Uwaga na mBank – czyli bank, którego wpadki liczy się ostatnio, jak grzyby po deszczu… O ile poprzednią można było jakoś przeżyć – tym razem może być gorzej. Mowa przede wszystkim o dostępie do cudzych rachunków, który budzi nieco niepokoju. I tutaj PR niewiele zdziała.

W internecie roi się od wyznań pokroju “założyłem konto w mBanku. Okazało się, że w ich bazie już istnieję jako właściciel subkonta, z którym nie mam nic wspólnego… To samo z numerem telefonu, przypisanym to innego użytkownika”.

Wówczas mBank podjął się tłumaczenia sprawy problemami technicznymi. I wszystko byłoby niczym, gdyby nie fakt, że przecież konto bankowe powinno trzymać poziom bezpieczeństwa…

mBank to nie tylko test wiadomości push…

Tymczasem, gdy pewnego razu jeden z użytkowników uruchomił aplikację mBank – zalogowano go jako… innego użytkownika. Co więcej, nie tylko nazwisko i login się zgadzały. Swobodnie można było wówczas przejrzeć historię operacji, a co ważniejsze… wypłacić jego pieniądze!

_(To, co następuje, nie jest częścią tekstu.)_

EH_DEV void commit_result(Ctx& c) {
  uint32_t chunks1 = 1;
  if (c.r_flush) chunks1 = c.r_len / AVG_BLOCK_SIZE + 1;
  uint32_t chunks2 = c.r2 ? c.r2_len / AVG_BLOCK_SIZE + 1 : 0;
  uint32_t chunks = chunks1 + chunks2;
  int drop = 1 + (c.r_drop_next && c.cur + 1 < c.nb ? 1 : 0);
  int tail = c.nb - c.cur - drop;
  int newnb = c.cur + (int)chunks + tail;
  if (newnb > MAX_BLOCKS) { EH_SET_OVERFLOW(c, 104); return; }
  if (chunks != (uint32_t)drop) {
    const int l = EH_LANE;
    for (int i = l; i < tail; i += 64) c.bl2[i] = c.bl[c.cur + drop + i];
    wave_sync();
    for (int i = l; i < tail; i += 64) c.bl[c.cur + (int)chunks + i] = c.bl2[i];
  }
  for (uint32_t k = EH_LANE; k < chunks; k += 64) {
    bool second = k >= chunks1;
    uint32_t kk = second ? k - chunks1 : k, nchk = second ? chunks2 : chunks1;
    bptr base = second ? c.r2_ptr : c.r_ptr; uint32_t blen = second ? c.r2_len : c.r_len;
    bool fl = second || c.r_flush;
    uint64_t off = (uint64_t)kk * AVG_BLOCK_SIZE;
    uint32_t len = fl ? (kk + 1 < nchk ? AVG_BLOCK_SIZE : blen - (uint32_t)off) : blen;
    c.bl[c.cur + k].ptr = (uint64_t)(base + off); c.bl[c.cur + k].len = len; c.bl[c.cur + k].aux = 0;
  }
  c.nb = newnb;
  wave_sync();
}

struct alignas(16) OwnTab { uint8_t v[M_COUNT]; };
constexpr OwnTab own_atoms() {
  OwnTab t{};
  const int a[M_COUNT] = {0, 0, AT_sed_utf8_widen, AT_sed_utf8_insert, AT_ascii_bad, AT_ascii_delimeter, AT_tree_dup, AT_tree_del, AT_muta_num, AT_tree_swap_one,
                          AT_tree_stutter, AT_tree_swap_two, AT_byte_drop, AT_byte_inc, AT_byte_dec, AT_byte_flip, AT_byte_insert, AT_byte_swap_random, AT_byte_repeat,
                          AT_seq_perm, AT_seq_repeat, AT_seq_drop, AT_seq_randmask, AT_seq_randmask, AT_line_del, AT_line_del_seq, AT_line_dup, AT_line_clone,
                          AT_line_repeat, AT_line_swap, AT_line_perm, AT_list_ins, AT_list_replace, AT_fuse_this, AT_fuse_next, AT_fuse_old, AT_muta_len, 0, 0,
                          AT_muta_zippath, AT_nomutation};
  for (int i = 0; i < M_COUNT; i++) t.v[i] = (uint8_t)a[i];
  return t;
}
__constant__ OwnTab c_own_atom = own_atoms();
__device__ __noinline__ void own_meta_emit(uint32_t fn, int delta, uint32_t hlen) {
  Ctx& c = g_ctx;
  const int nm = (int)c_own_atom.v[fn];
  switch (fn) {
    case M_BD: case M_BEI: case M_BED: case M_BF: case M_BI: case M_BER: case M_BR: case M_UW: case M_UI:
    case M_FT: case M_FN: case M_FO: case M_LEN: case M_ZIP: case M_NIL:
      tr_ai(c, nm, delta); break;
    case M_SP: case M_SR: case M_SD: case M_SNAND: case M_SRND:
      tr_ai(c, nm, hlen == 0 ? -1 : (int64_t)hlen); break;
    case M_NUM: tr_ai(c, nm, c.m_aux); break;
    case M_AB: case M_AD: if (c.m_aux == 1) tr_ai(c, nm, delta); break;
    case M_LD: case M_LDS: case M_LR2: case M_LRI: case M_LR: case M_LS: case M_LP: case M_LIS: case M_LRS:
    case M_TR2: case M_TD: case M_TS1: case M_TS2: case M_TR:
      if (delta == 1) tr_ai(c, nm, 1);
      break;
    default: break;
  }
}
EH_DEV void own_meta(Ctx& c, uint32_t fn, int delta, uint32_t hlen) { if (__builtin_expect(c.trace != nullptr, 0)) own_meta_emit(fn, delta, hlen); }

constexpr uint32_t NEST_SAVE = 720;
struct MuFrame {
  uint64_t v[24];
  uint32_t pri[64], meta[64];
};
struct MxFrame {
  uint32_t e_pri[64], e_meta[64], rank[64];
  uint32_t aux_save[NEST_SAVE / 4];
  uint32_t state[64];
};
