template<bool ODD0, bool ODD1, bool B1, bool EXCH, bool NT>
__global__ __launch_bounds__(D0_THREADS, 2) void ll_down01e(D01EArgs pe, Geometry gm, Levels lev) {
    const D01Args &p = pe.d;
    LL_RESIDENCY(0);
    extern __shared__ float slut[];
    for (int i = threadIdx.x; i <= 2 * gm.half; i += D0_THREADS) slut[i] = p.lut_g[i];
    __syncthreads();
    const int wave = __builtin_amdgcn_readfirstlane(threadIdx.x >> 6);
    const int lane = threadIdx.x & 63;
    int sx, A, B;
    bool self_halo = true;
    bool publish = false;
    if (EXCH) {
        const int wg = xcd_block();
        const int gy = pe.nsx_magic ? (int)__umulhi((unsigned)wg, pe.nsx_magic) : wg;
        sx = wg - gy * p.nsx;
        const int GA = p.loy2 + gy * p.rows_base + min(gy, p.rows_rem);
        const int GB = GA + p.rows_base + (gy < p.rows_rem ? 1 : 0) - 1;
        const int n = (GB - GA + 1 + 1 + 3) >> 2;
        A = GA + wave * n, B = min(A + n - 1, GB);
        if (A > GB) {
            __syncthreads();
            return;
        }
        self_halo = !(wave < 3 && A + n <= GB);
        publish = wave > 0;
    } else {
        const int unit = xcd_block() * (D0_THREADS / 64) + wave;
        if (unit >= p.nunits) return;
        sx = p.nsy_magic ? (int)__umulhi((unsigned)unit, p.nsy_magic) : unit;
        const int sy = unit - sx * p.nsy;
        A = p.loy2 + sy * p.rows_base + min(sy, p.rows_rem);
        B = A + p.rows_base + (sy < p.rows_rem ? 1 : 0) - 1;
    }
    const int P = p.Pbase + 2 * p.S2 * sx + 2 * lane;
    const int q0 = ODD0 ? 2 * P - 1 : 2 * P - 2;
    const int iw = gm.ix1 - gm.ix0 + 1, ih = gm.iy1 - gm.iy0;
    const QuadSel qs = quad_sel(q0 - gm.ix0, iw);
    int xo[4];
#pragma unroll
    for (int i = 0; i < 4; i++) xo[i] = qs.oq + qs.sel[i];
    const bool edge_wave = __any(!qs.plain);
    const int T0 = 2 * A - 1, T1 = self_halo ? 2 * B + 2 : 2 * B;
    const int Ts0 = max(EXCH ? 2 * A - 1 : 2 * A, p.loy1), Ts1 = min(EXCH ? 2 * B : 2 * B + 1, p.loy1 + p.h1 - 1);
    const int off1 = P - p.so1;
    const bool st1_ok = lane < p.S2 && off1 >= 0 && off1 < p.w1;
    const int X2 = ODD1 ? (P + 1) >> 1 : P >> 1;
    const int off2 = X2 - p.so2;
    const bool st2_ok = (ODD1 ? lane < p.S2 : (lane >= 1 && lane <= p.S2)) && off2 >= 0 && off2 < p.w2;
    const bool em_ok = lane >= 1 && lane <= p.S2 && q0 >= gm.ix0 && q0 + 3 <= gm.ix1;
    float *const em_col = pe.outl0 + (q0 - gm.ix0);
    f2 *st2 = reinterpret_cast<f2 *>(slut + ((2 * gm.half + 2) & ~1)) + wave * D01_STATE + lane;
    f2 *pub_all = reinterpret_cast<f2 *>(slut + ((2 * gm.half + 2) & ~1)) + (D0_THREADS / 64) * D01_STATE + lane;
    f2 *pub_mine = pub_all + (wave - 1) * D01_STATE, *pub_next = pub_all + wave * D01_STATE;
    const int lbase = gm.half - 256 * (KCH - 1);
    float level[KCH];
#pragma unroll
    for (int kk = 0; kk < KCH; kk++) {
        level[kk] = lev.v[kk];
        asm volatile("" : "+v"(level[kk]));
    }
    auto walk = [&](auto edge_tag) {
    constexpr bool EDGE = decltype(edge_tag)::value;
    auto load_row = [&](Raw &r, int y_abs) {
        const uint16_t *rp = p.in + (long)(dev::clampi(y_abs - gm.iy0, 0, ih)) * p.in_sy;
        load_raw<true, NT>(r, rp, p.co0, p.co1, p.co2, qs.oq, xo);
    };
    auto u16s = [&](const ushort4 &c, uint16_t (&o)[4]) {
        const uint2 w = __builtin_bit_cast(uint2, c);
        o[0] = (uint16_t)(w.x & 0xffffu), o[1] = (uint16_t)(w.x >> 16);
        o[2] = (uint16_t)(w.y & 0xffffu), o[3] = (uint16_t)(w.y >> 16);
    };
    struct Row {
        f2 g[2];
        int l[4];
    };
    auto prep_row = [&](const Raw &r, Row &o) {
        uint16_t rr[4], gg[4], bb[4];
        u16s(r.c0, rr), u16s(r.c1, gg), u16s(r.c2, bb);
        constexpr float s = (float)(1.0 / 65535.0);
        constexpr float C0 = (float)((double)s * (double)0.299f), C1 = (float)((double)s * (double)0.587f),
                        C2 = (float)((double)s * (double)0.114f);
#pragma unroll
        for (int h = 0; h < 2; h++) {
            const f2 fr = {(float)rr[h], (float)rr[h + 2]}, fg = {(float)gg[h], (float)gg[h + 2]}, fb = {(float)bb[h], (float)bb[h + 2]};
            o.g[h] = mad_2(fb, f2s(C2), mad2_2(fr, f2s(C0), fg, f2s(C1)));
        }
        if (EDGE) {
            const float g0 = o.g[0].x, g1v = o.g[1].x, g2v = o.g[0].y, g3 = o.g[1].y;
            o.g[0].x = pick4(g0, g1v, g2v, g3, qs.sel[0]), o.g[1].x = pick4(g0, g1v, g2v, g3, qs.sel[1]);
            o.g[0].y = pick4(g0, g1v, g2v, g3, qs.sel[2]), o.g[1].y = pick4(g0, g1v, g2v, g3, qs.sel[3]);
        }
#pragma unroll
        for (int h = 0; h < 2; h++) {
            const f2 t = (o.g[h] * gm.Km1) * 256.0f;
            o.l[h] = (min((int)t.x, gm.half) + lbase) * 4;
            o.l[h + 2] = (min((int)t.y, gm.half) + lbase) * 4;
        }
#pragma unroll
        for (int i = 0; i < 4; i++) asm volatile("" : "+v"(o.l[i]));
    };
    auto lut_issue = [&](int kk, const Row &r0, const Row &r1, f2 (&dst)[4]) {
        auto rd = [&](int l) {
            return *reinterpret_cast<const float *>(reinterpret_cast<const char *>(slut) + l + 1024 * (KCH - 1 - kk));
        };
        dst[0].x = rd(r0.l[0]), dst[1].x = rd(r0.l[1]), dst[0].y = rd(r0.l[2]), dst[1].y = rd(r0.l[3]);
        dst[2].x = rd(r1.l[0]), dst[3].x = rd(r1.l[1]), dst[2].y = rd(r1.l[2]), dst[3].y = rd(r1.l[3]);
// ... 236 lines not shown
            em_wait(eg[0], after3), eo[0] = em_arith(n0, 0, eg[0], row_odd);
            __builtin_amdgcn_sched_barrier(0);
            em_gather(n1, 0, rowP, rowT, fg[0]);
            __builtin_amdgcn_sched_barrier(0);
            em_wait(eg[1], after3), eo[1] = em_arith(n0, 1, eg[1], row_odd);
            __builtin_amdgcn_sched_barrier(0);
            em_gather(n1, 1, rowP, rowT, fg[1]);
            __builtin_amdgcn_sched_barrier(0);
            em_wait(eg[2], after3), eo[2] = em_arith(n0, 2, eg[2], row_odd);
            __builtin_amdgcn_sched_barrier(0);
            em_gather(n1, 2, rowP, rowT, fg[2]);
            __builtin_amdgcn_sched_barrier(0);
            em_wait(eg[3], after3), eo[3] = em_arith(n0, 3, eg[3], row_odd);
            __builtin_amdgcn_sched_barrier(0);
            em_gather(n1, 3, rowP, rowT, fg[3]);
            __builtin_amdgcn_sched_barrier(0);
            em_wait(fg[0], after3), ee[0] = em_arith(n1, 0, fg[0], row_even);
            em_wait(fg[1], after2), ee[1] = em_arith(n1, 1, fg[1], row_even);
            em_wait(fg[2], after1), ee[2] = em_arith(n1, 2, fg[2], row_even);
            em_wait(fg[3], after0), ee[3] = em_arith(n1, 3, fg[3], row_even);
        }
        asm volatile("" ::: "memory");
        __builtin_amdgcn_sched_barrier(0);
        LL_PROBE_T(ps2);
        prep_row(rc, n0);
        prep_row(rd, n1);
        __builtin_amdgcn_sched_barrier(0);
        if (st1_row && st1_ok) {
            float *drow = p.g1 + (size_t)(T - p.loy1) * p.ws1 + off1;
            *reinterpret_cast<float2 *>(drow) = s0;
            *reinterpret_cast<float2 *>(drow + p.ps1) = s1;
            *reinterpret_cast<f2 *>(drow + (size_t)KCH * p.ps1) = sK;
        }
        if (em_rows) {
            emit_store(2 * T - 1, eo);
            emit_store(2 * T, ee);
        }
        __builtin_amdgcn_sched_barrier(0);
        if (T + 1 < T1) {
            load_row(rc, 2 * T + 5);
            load_row(rd, 2 * T + 6);
        }
        __builtin_amdgcn_sched_barrier(0);
#if HLMI_LL_PROBE
        LL_PROBE_T(ps3);
        pr_planes += ps1 - ps0, pr_emit += ps2 - ps1, pr_prep += ps3 - ps2, pr_steps += 1;
#endif
    };
    Row p0, p1, p2, p3;
    prep_row(rc, p0);
    prep_row(rd, p1);
    load_row(rc, 2 * T0 + 3);
    load_row(rd, 2 * T0 + 4);
    for (int T = T0; T <= T1; T += 2) {
        const bool first = EXCH && T == T0;
        step(std::integral_constant<int, 0>{}, T, p0, p1, p2, p3, a, b, a2, b2, first && publish ? pub_mine : nullptr);
        step(std::integral_constant<int, 1>{}, T + 1, p2, p3, p0, p1, a2, b2, a, b, first && publish ? pub_mine + 64 : nullptr);
        if (first) __syncthreads();
    }
#if HLMI_LL_PROBE
    LL_PROBE_T(pe1);
#endif
    if (EXCH && !self_halo) {
        float *d2 = p.g2 + (size_t)(B - p.loy2) * p.ws2 + off2;
#pragma unroll
        for (int k = 0; k <= KCH; k++) {
            const f2 sa = st2[(2 * k) * 64], sb = st2[(2 * k + 1) * 64];
            const f2 c = pub_next[(2 * k) * 64], d = pub_next[(2 * k + 1) * 64];
            const f2 r = mad_2(f2s(3.0f), sb + c, sa) + d;
            float o;
            if (ODD1) {
                const float nx = lane_next(r.x), ny = lane_next(r.y);
                o = down4_tail(r.x, r.y, nx, ny);
            } else {
                const float py = lane_prev(r.y), nx = lane_next(r.x);
                o = down4_tail(py, r.x, r.y, nx);
            }
            if (st2_ok) d2[(size_t)k * p.ps2] = o;
        }
        {
            float eo[4], ee[4];
            emit_row(p2, pub_next, st2 + 64, eo, row_odd);
            emit_row(p3, st2 + 64, pub_next, ee, row_even);
            emit_store(4 * B + 1, eo);
            emit_store(4 * B + 2, ee);
        }
    }
#if HLMI_LL_PROBE
    LL_PROBE_T(pe2);
    LL_PROBE_ADD(27, __builtin_readcyclecounter() - pc0);
    LL_PROBE_ADD(28, pe2 - pe0);
    LL_PROBE_ADD(20, pr_planes); LL_PROBE_ADD(21, pr_emit); LL_PROBE_ADD(22, pr_prep); LL_PROBE_ADD(23, pr_steps);
    LL_PROBE_ADD(24, 1); LL_PROBE_ADD(25, pe1 - pe0); LL_PROBE_ADD(26, pe2 - pe1);
#endif
    };
    if (edge_wave) walk(std::true_type{});
    else walk(std::false_type{});
}

struct StripArgs {
    const float *src;
    int slox, sloy, sw, sh, sws;
    size_t sps;
    float *dst;
    int Xs, dloy, dw, dh, dws;
    size_t dps;
    int nsx, nsy, nunits;
};
template<bool ODD>
__device__ __forceinline__ void down_strip_unit(const StripArgs &a, int unit, int lane) {
    const int sy = unit % a.nsy, rest = unit / a.nsy, sx = rest % a.nsx, plane = rest / a.nsx;
    const int off = STRIP * sx + 2 * lane;
    const int P = a.Xs + off;
    const QuadSel qs = quad_sel((ODD ? 2 * P - 1 : 2 * P - 2) - a.slox, a.sw);
    const bool edge_wave = __any(!qs.plain);
    const bool store_ok = (lane < 63) && (off < a.dw);
    const int t0 = (int)((long)sy * a.dh / a.nsy), t1 = (int)((long)(sy + 1) * a.dh / a.nsy) - 1;
    const float *sp = a.src + (size_t)plane * a.sps + qs.oq;
    float *dp = a.dst + (size_t)plane * a.dps + off;
    auto row = [&](int y_abs) -> float4 {
        float4 v = *reinterpret_cast<const float4 *>(sp + (size_t)dev::clampi(y_abs - a.sloy, 0, a.sh - 1) * a.sws);
        if (edge_wave) {
            v = make_float4(pick4(v.x, v.y, v.z, v.w, qs.sel[0]), pick4(v.x, v.y, v.z, v.w, qs.sel[1]),
                            pick4(v.x, v.y, v.z, v.w, qs.sel[2]), pick4(v.x, v.y, v.z, v.w, qs.sel[3]));
        }
        return v;
    };
    const int T0 = a.dloy + t0;
    float4 ra = row(2 * T0 - 1), rb = row(2 * T0), rc = row(2 * T0 + 1), rd = row(2 * T0 + 2);
    for (int t = t0; t <= t1; t++) {
        const int T = a.dloy + t;
        float4 nc = rc, nd = rd;
        if (t < t1) {
            nc = row(2 * T + 3);
            nd = row(2 * T + 4);
        }
// ... 881 lines not shown
const halide_scalar_value_t est_one = [] { halide_scalar_value_t v{}; v.u.f32 = 1.0f; return v; }();
const halide_type_t ty_u16 = {(decltype(halide_type_t::code))1, 16, 0};
const halide_type_t ty_i32 = {(decltype(halide_type_t::code))0, 32, 0};
const halide_type_t ty_f32 = {(decltype(halide_type_t::code))2, 32, 0};
const halide_filter_argument_t ll_args[5] = {
    {"input", halide_argument_kind_input_buffer, 3, ty_u16, nullptr, nullptr, nullptr, nullptr, buf_est},
    {"levels", halide_argument_kind_input_scalar, 0, ty_i32, nullptr, nullptr, nullptr, &est_levels, nullptr},
    {"alpha", halide_argument_kind_input_scalar, 0, ty_f32, nullptr, nullptr, nullptr, &est_one, nullptr},
    {"beta", halide_argument_kind_input_scalar, 0, ty_f32, nullptr, nullptr, nullptr, &est_one, nullptr},
    {"output", halide_argument_kind_output_buffer, 3, ty_u16, nullptr, nullptr, nullptr, nullptr, buf_est},
};
const halide_filter_metadata_t ll_md = {1, 5, ll_args, kTargetString, "local_laplacian"};

struct LlSwitches {
    std::optional<int> fuse_from, upchain_from, ru, units0, no_vec, emit, nt, fuse_up2, d01_exch, d01_pad_lds, no_lut_cache;
};
LlSwitches ll_switches() {
    auto get = [](const char *name) -> std::optional<int> {
        const char *e = getenv(name);
        if (e && *e) return atoi(e);
        return std::nullopt;
    };
    LlSwitches s;
    s.fuse_from = get("HLMI_LL_FUSE_FROM"), s.upchain_from = get("HLMI_LL_UPCHAIN_FROM");
    s.ru = get("HLMI_LL_RU"), s.units0 = get("HLMI_LL_UNITS0"), s.no_vec = get("HLMI_LL_NO_VEC");
    s.emit = get("HLMI_LL_EMIT"), s.nt = get("HLMI_LL_NT"), s.fuse_up2 = get("HLMI_LL_FUSE_UP2");
    s.d01_exch = get("HLMI_LL_D01_EXCH"), s.d01_pad_lds = get("HLMI_LL_D01_PAD_LDS"), s.no_lut_cache = get("HLMI_LL_NO_LUT_CACHE");
    return s;
}

int dev_clamp_ru(int ru) { return ru < 1 ? 1 : (ru > 300 ? 300 : ru); }

struct PairGeom {
    int S2;
    int Pbase;
    int nsx;
};
struct LlPlan {
    Geometry gm;
    Level lv[J];
    size_t off_g[J], off_out[J], off_l0, ws_floats;
    Up0Args u0;
    int nlut;
    int S, SU;
    int up_low;
    bool lut_cache;
    bool lut_lds;
    bool vec_frame;
    bool vec_in;
    bool b1;
    bool fast, fuse1, fuse2, emit, nt;
    bool d01;
    bool strip2;
    struct { PairGeom pg; bool exch; int nsy, nunits; size_t lds; } d0;
    struct { PairGeom pg; int nsy, nunits; } s2;
    int units_strip;
    size_t up0_lds;
};

struct LlBuffers {
    float *lut, *outl0;
    float *g[J], *outg[J];
};

PairGeom pair_geom(const Level &d, const Level &e) {
    PairGeom g;
    g.S2 = (d.odd || e.odd) ? 62 : 61;
    const int lim = e.odd ? 2 * e.lox - 1 : 2 * e.lox - 2;
    g.Pbase = min(d.lox, lim);
    const int hi1 = d.lox + d.w - 1, hi2 = e.lox + e.w - 1;
    const int x2_first = e.odd ? (g.Pbase + 1) / 2 + 0 : g.Pbase / 2 + 1;
    g.nsx = max((hi2 - x2_first + g.S2) / g.S2, (hi1 - g.Pbase + 2 * g.S2) / (2 * g.S2));
    return g;
}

Prawdopodobnie rachunek istniejącego już klienta mBank był nadpisywany danymi świeżego użytkownika, który dopiero założył konto.

mbank

Co na to mBank?

mBank, mimo, że zawalił – oczywiście zaczął się tłumaczyć. Czy zgodnie z prawdą i czy w ogóle tłumaczenia coś dają – zostawiamy weryfikację Wam… Jednym ze wspólnych punktów wszystkich sytuacji jest przede wszystkim zakładanie nowych kont przez.. przedstawicieli banku! Czyli teoretycznie tych, którzy powinni zapewnić nam największe bezpieczeństwo.

W efekcie, pierwsze co nasuwa się na myśl to albo wewnętrzne problemy związane z aplikacjami banku, albo… błąd podczas porównywania numerów dowodów. 

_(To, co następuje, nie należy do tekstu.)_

+    release_wire_runs(u);
+    const size_t n = u->n_sides, n_runs = u->n_runs;
+    if (!u->sides_compact || !want_compact_runs() || u->rows_diffed || want_row_diffs() || n == 0 || n_runs == 0 || u->side_first != 0) return;
+    const double t0 = now_ms();
+    const size_t n_blocks = (n + AGX_CR_BLOCK - 1) / AGX_CR_BLOCK;
+    const unsigned T = (unsigned)std::max<size_t>(1, std::min<size_t>(std::min(threads, 16u), n_blocks));
+    const agx_wside *sd = u->s_sides.p; const agx_wrun *wr = u->s_runs.p;
+    std::vector<agx_crun_block> blocks(n_blocks); std::vector<std::vector<agx_u16>> units(T); std::vector<std::vector<agx_wrun>> esc(T);
+    std::vector<size_t> runs_of(T, 0), listed_of(T, 0);
+    auto first = [&](unsigned t) { return n_blocks * t / T; };
+    on_threads(T, [&](unsigned t) {
+        std::vector<agx_u16> &U = units[t]; std::vector<agx_wrun> &E = esc[t];
+        const size_t lo = first(t) * AGX_CR_BLOCK, hi = std::min<size_t>(n, first(t + 1) * AGX_CR_BLOCK);
+        if (lo >= hi) return;
+        size_t r0 = 0;
+        for (size_t i = lo; i < n; i++) if (sd[i].nruns) { r0 = agx_cside_first(sd + i, 1); break; }
+        size_t all_units = 0;
+        for (size_t i = lo; i < hi; i++) all_units += agx_crun_side_units(sd[i].nruns, agx_cside_pack(sd[i].nruns) == AGX_CS_ESC);
+        U.resize(all_units);
+        agx_u16 *u_at = U.data(); agx_wrun few[512];
+        size_t runs = 0, listed = 0;
+        for (size_t i = lo; i < hi; i++) {
+            if ((i & (AGX_CR_BLOCK - 1)) == 0) blocks[i / AGX_CR_BLOCK] = agx_crun_block{(agx_u32)runs, (agx_u32)(u_at - U.data()), (agx_u32)E.size(), (agx_u32)listed};
+            const agx_u32 nr = sd[i].nruns, tot = agx_cside_total(nr); const bool is_listed = agx_cside_pack(nr) == AGX_CS_ESC;
+            agx_u32 nu = 0, ne = 0;
+            if (is_listed) { const size_t e_at = E.size(); E.resize(e_at + tot); agx_crun_pack_side(wr + r0 + runs, nr, true, u_at, nu, E.data() + e_at, ne); }
+            else { agx_crun_pack_side(wr + r0 + runs, nr, false, u_at, nu, few, ne); if (ne) E.insert(E.end(), few, few + ne); }
+            u_at += nu; runs += tot; listed += is_listed;
+        }
+        runs_of[t] = runs; listed_of[t] = listed;
+    });
+    size_t nr = 0, nu = 0, ne = 0, nl = 0;
+    for (unsigned t = 0; t < T; t++) {
+        for (size_t b = first(t); b < first(t + 1); b++) { blocks[b].runs += (agx_u32)nr; blocks[b].units += (agx_u32)nu; blocks[b].esc += (agx_u32)ne; blocks[b].listed += (agx_u32)nl; }
+        nr += runs_of[t]; nu += units[t].size(); ne += esc[t].size(); nl += listed_of[t];
+    }
+    const size_t head = n_blocks * sizeof(agx_crun_block), bytes = head + ne * sizeof(agx_wrun) + nu * 2;
+    const bool fine = nr == n_runs && nu <= 0xFFFFFFFFull && bytes < n_runs * sizeof(agx_wrun);
+    if (fine) {
+        u->s_cruns.alloc(bytes + 16);
+        memcpy(u->s_cruns.p, blocks.data(), head);
+        agx_wrun *e_at = (agx_wrun *)(u->s_cruns.p + head); agx_u16 *u_at = (agx_u16 *)(e_at + ne);
+        u->wire_resc = e_at; u->wire_runits = u_at;
+        for (unsigned t = 0; t < T; t++) {
+            if (!esc[t].empty()) memcpy(e_at, esc[t].data(), esc[t].size() * sizeof(agx_wrun));
+            if (!units[t].empty()) memcpy(u_at, units[t].data(), units[t].size() * 2);
+            e_at += esc[t].size(); u_at += units[t].size();
+        }
+        u->n_crblocks = n_blocks; u->n_cresc = ne; u->n_crunits = nu; u->runs_compact = true;
+    }
+    if (getenv("AGX_LOAD_TIMING")) fprintf(stderr, "[agx load] compact run records: %.1f ms, 8 -> %.2f bytes per run, %.2f %% escaped%s\n", now_ms() - t0, (double)bytes / n_runs, 100.0 * ne / n_runs,
+                                          fine ? "" : ": not used (nothing gained, or runs of the pool that no side names)");
 }
 
 void stage_tiled(agx_unit *u, unsigned threads) {
@@ -380,10 +437,13 @@
 void finish_staging(agx_unit *u, unsigned threads_rows, unsigned threads) {
     stage_rows(u, threads_rows);
     stage_order(u, threads);
-    stage_tiled(u, threads);
-    if (!u->tiled) stage_wire_hits(u, threads);
-    stage_wire_sides(u);
+    const int device = u->prm.device;
+    on_threads(2, [&](unsigned t) {
+        if (t == 0) { stage_tiled(u, threads); if (!u->tiled) stage_wire_hits(u, threads); }
+        else { (void)hipSetDevice(device); stage_wire_sides(u); stage_wire_runs(u, 1); }
+    });
     stage_rows_tiled(u, threads);
+    if (u->rows_diffed) release_wire_runs(u);
     u->V.slot_row = u->tiled ? u->slot_row.data() : nullptr;
     reserve_landing(u);
     u->staged = true; u->consumed = false; u->uploaded = false; u->built = false; u->downloaded = false;
@@ -674,8 +734,10 @@
     if (u->rows_diffed) { t(u->d_units, u->n_units + 2); t(u->d_rowcnt, u->n_rowcnt); t(u->d_blockoff, u->n_blockoff); t(u->d_blockfirst, u->n_blockfirst); t(u->d_anchor, u->n_anchor); }
     else t(u->d_codes, codes_bytes(u) + 16);
     if (u->hits_compact) { t(u->d_chits, u->n_cblocks + 1); t(u->d_cesc, u->n_cesc + 1); t(u->d_cext, u->n_cext + 1); }
-    if (u->sides_compact) { t(u->d_csides, u->n_sides + 1); t(u->d_csesc, u->n_csesc + 1); t(u->d_cside_scan, agx_side_scan_words(u->n_sides)); }
-    t(u->d_whits, nh + 1); t(u->d_wsides, u->n_sides + 1); t(u->d_wruns, u->n_runs + 1); t(u->d_jump, u->n_jump + 1);
+    if (u->sides_compact) { t(u->d_csides, u->n_sides + 1); t(u->d_csesc, u->n_csesc + 1); if (!u->runs_compact) t(u->d_cside_scan, agx_side_scan_words(u->n_sides)); }
+    if (u->runs_compact) { t(u->d_crblocks, u->n_crblocks + 1); t(u->d_cresc, u->n_cresc + 1); t(u->d_crunits, u->n_crunits + 1); }
+    t(u->d_whits, nh + 1); t(u->d_wsides, u->n_sides + 1); if (!u->runs_compact) t(u->d_wruns, u->n_runs + 1);
+    t(u->d_jump, u->n_jump + 1);
     if (u->ref_packed) { t(u->d_wref, (n_pos + 3) / 4 + 32); t(u->d_refx, u->n_refx + 1); }
     t(u->d_dhit, nh + 1);
     t(u->d_perm, nh + 1); t(u->d_tfirst, n_tiles + 2); t(u->d_ckey, nh + 1); t(u->d_long, AGX_LONG_MAX);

Na ten moment bankowość tłumaczy się przede wszystkim tym, że zaledwie niewielka grupa klientów mogła zobaczyć informacje dotyczące innych osób. Niewielka, ale to nie znaczy przecież, że uczciwa.

Jak teraz ufać bankowości?

Tymczasem, jak na razie, jeśli Twoje konto nie zostało zablokowane, albo nie otrzymałeś SMSa o zmianie numeru to prawdpodobobnie nie dostąpiłeś zaszczytu ów precedensu. Jednak – wciąż zalecamy klientom eM sprawdzenie salda na koncie.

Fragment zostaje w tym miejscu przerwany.